Les dépenses des collectivités locales sont très variées et sont corrélées avec les compétences que les lois de décentralisation leur ont attribuées. Toutefois, il est possible de distinguer des dépenses de fonctionnement d'une part, et d'investissement d'autre part. Elles s'imposent à tous les types de collectivités territoriales qui restent soumises à l'interdiction de certaines et à l'obligation de paiement d'autres.

1. Les dépenses de fonctionnement

La section de fonctionnement regroupe toutes les dépenses nécessaires au fonctionnement de la collectivité, c'est-à-dire les dépenses qui reviennent régulièrement chaque année. Il s'agit principalement des postes suivants :

■ charges de personnel

Il convient de prendre en compte le glissement vieillesse technicité (GVT) qui décrit les avancements de grades et d'échelons, l'augmentation de la valeur du point d'indice, le régime indemnitaire éventuellement versé, les cotisations sociales et celles dues aux organismes de formation ;

■ achats de fournitures

Papeterie, mobilier… ;

■ autres charges de gestion courante

Électricité, téléphone, indemnités aux élus… ;

■ prestations de services

Charge de publicité, de publication, missions et réceptions, transports de biens et de personnes ;

■ participations aux charges d'organismes extérieurs

Aide sociale, organismes intercommunaux ;

■ charges financières

Intérêts des emprunts, frais financiers ;

■ dotations aux amortissements et aux provisions

Certaines dépenses de fonctionnement peuvent aussi être exceptionnelles : intérêts moratoires, amendes fiscales, subventions aux services publics industriels et commerciaux (SPIC)…

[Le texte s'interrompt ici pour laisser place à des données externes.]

# Samsonboadi/Image_to_pointCloud

Measured on NVIDIA B200. Metric: depth_to_point_cloud_throughput, higher is better.
Workload: dtype f64

## Files before the change

image_to_pointcloud_b200/csrc/d2pc_device.cuh:

```cuda
#ifndef D2PC_DEVICE_CUH_
#define D2PC_DEVICE_CUH_

#include <cuda_runtime.h>
#include <stdint.h>

#include "d2pc_math.h"

namespace d2pc {

constexpr int kSampleSize = 8192;
constexpr int kSample2Size = 4096;
constexpr int kSortCap = 16384;
constexpr int kSelBits = 12;
constexpr int kScanThreads = 256;
constexpr int kScanPerThread = 32;
constexpr int kScanTile = kScanThreads * kScanPerThread;
constexpr int kSelThreads = 1024;
constexpr int kSelectThreads = 512;
constexpr int kEmitThreads = 256;
constexpr int kEmitPerThread = 4;
constexpr int kEmitTile = kEmitThreads * kEmitPerThread;
constexpr int kFbTargets = 4;
constexpr uint32_t kCandDivisor = 16;

struct Geom {
  int32_t H, W, C, h, w, step;
  int32_t nu, nv;
  uint32_t P;
  uint32_t N;
  uint32_t D;
  int32_t native;
  double scale_x, scale_y;
};

inline Geom make_geom(const D2pcConfig &c) {
  Geom g;
  g.H = c.img_h; g.W = c.img_w; g.C = c.img_c; g.h = c.dep_h; g.w = c.dep_w; g.step = c.step;
  g.nu = (c.img_w + c.step - 1) / c.step;
  g.nv = (c.img_h + c.step - 1) / c.step;
  g.P = (uint32_t)c.img_h * (uint32_t)c.img_w;
  g.N = (uint32_t)g.nu * (uint32_t)g.nv;
  g.D = (uint32_t)c.dep_h * (uint32_t)c.dep_w;
  g.native = (c.dep_h == c.img_h && c.dep_w == c.img_w) ? 1 : 0;
  g.scale_x = (double)c.dep_w / (double)c.img_w;
  g.scale_y = (double)c.dep_h / (double)c.img_h;
  return g;
}

struct __align__(256) FrameState {
  uint32_t brL[2], brU[2];
  uint32_t sample_ok;
  uint32_t below[2];
  uint32_t above1;
  uint32_t eqL[2];
  uint32_t inside[2];
  uint32_t eqU[2];
  uint32_t n_nonfinite, n_nan;
  alignas(8) uint32_t nqueue[2];
  uint32_t min_key, max_key;
  uint32_t sel_key[4];
  uint32_t sel_fail;
  uint32_t sel_done;
  uint32_t fb_prefix[kFbTargets];
  uint32_t fb_rank[kFbTargets];
  uint32_t fb_active;
  uint32_t fb_any_nan;
  int32_t mask_mode;
  float mask_lo, mask_hi;
  uint32_t emit_count;
  uint32_t bounds_min[3], bounds_max[3];
  alignas(128) NormParams norm;
  int32_t status;
};
static_assert(sizeof(NormParams) + 4 <= 128, "norm + status must share one 128-byte line");
constexpr int kStatusWord = (int)(sizeof(NormParams) / 4);

constexpr uint32_t kSelBins = 4096, kSelListCap = 1024;
struct __align__(256) SelShared {
  uint32_t counts[2][8];
  uint32_t scan_done;
  uint32_t a_done[2], c_done[2];
  uint32_t bin_ready[2];
  uint32_t bin[2][2], base[2][2], need[2][2], want[2][2], shared_bin[2], key[2][2];
  uint32_t mcount[2][2], mmin[2][2], mmax[2][2];
  uint32_t pad_[7];
  uint32_t members[2][2][kSelListCap];
  uint32_t hist[2][kSelBins];
};

struct __align__(8) TapEntry {
  int32_t i0c;
  float t;
};

constexpr int kSchedQueues = 32;
constexpr size_t kSchedBytes = 128 * (kSchedQueues + 1);

struct WsLayout {
  size_t state_off, cand_off, tile_off, fbhist_off, tap_off, sched_off, sel_off, resized_off, total;
  uint32_t cand_cap;
  uint32_t emit_tiles;
};

inline size_t align_up(size_t x, size_t a) { return (x + a - 1) / a * a; }

inline WsLayout make_layout(const D2pcConfig &c) {
  Geom g = make_geom(c);
  WsLayout L;
  uint32_t cap = g.P / kCandDivisor + 1;
  uint32_t small = g.P < (uint32_t)kSortCap ? g.P : (uint32_t)kSortCap;
  if (cap < small) cap = small;
  cap = (cap + 3u) & ~3u;
  L.cand_cap = cap;
  L.emit_tiles = (g.N + kEmitTile - 1) / kEmitTile;
  size_t off = 0;
  L.state_off = off;  off = align_up(off + sizeof(FrameState) * (size_t)c.batch, 256);
  L.cand_off = off;   off = align_up(off + (size_t)c.batch * 2 * cap * sizeof(uint32_t), 256);
  L.tile_off = off;   off = align_up(off + (size_t)c.batch * L.emit_tiles * sizeof(unsigned long long), 256);
  L.fbhist_off = off; off = align_up(off + (size_t)c.batch * kFbTargets * 256 * sizeof(uint32_t), 256);
  L.tap_off = off;    off = align_up(off + ((size_t)c.img_w + (size_t)c.img_h) * sizeof(TapEntry), 256);
  L.sched_off = off;  off = align_up(off + kSchedBytes + (size_t)c.batch * 64, 256);
  L.sel_off = off;    off = align_up(off + (size_t)c.batch * sizeof(SelShared), 256);
  L.resized_off = off;
  if (!g.native) off = align_up(off + (size_t)c.batch * g.P * sizeof(float), 256);
  L.total = off;
  return L;
}
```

2. Les dépenses d'investissement

Elles comprennent essentiellement des opérations qui se traduisent par une modification de la consistance ou de la valeur du patrimoine de la collectivité locale : achats de matériels durables, constructions ou aménagements de bâtiments, travaux d'infrastructure et acquisition de titres de participation ou autres titres immobiliers.

Elles comprennent également le montant du remboursement en capital des emprunts.

Les dépenses d'investissement peuvent faire l'objet d'une attribution du fonds de compensation de la TVA (FCTVA). Elles peuvent être financées par l'emprunt sauf le remboursement de l'annuité en capital de la dette qui ne peut être effectué que par des recettes propres. Enfin, les dépenses d'investissement des communes peuvent faire l'objet d'autorisations de programme qui permettent de gérer dans le temps des opérations pluriannuelles. Les autorisations de programme constituent la limite supérieure des dépenses qui peuvent être engagées pour l'exécution des investissements lors de la passation d'un contrat à caractère pluriannuel. Les collectivités peuvent donc engager la totalité de la dépense par le vote d'une autorisation de programme et n'inscrire, chaque année, que les crédits de paiement nécessaires à l'acquittement de la tranche annuelle de l'opération. Cette possibilité existe également pour les régions et les départements au niveau des dépenses de fonctionnement.

Références : articles L2311-3 et R.2311-1 et articles L2311-3 R2311-9 du code général des collectivités territoriales.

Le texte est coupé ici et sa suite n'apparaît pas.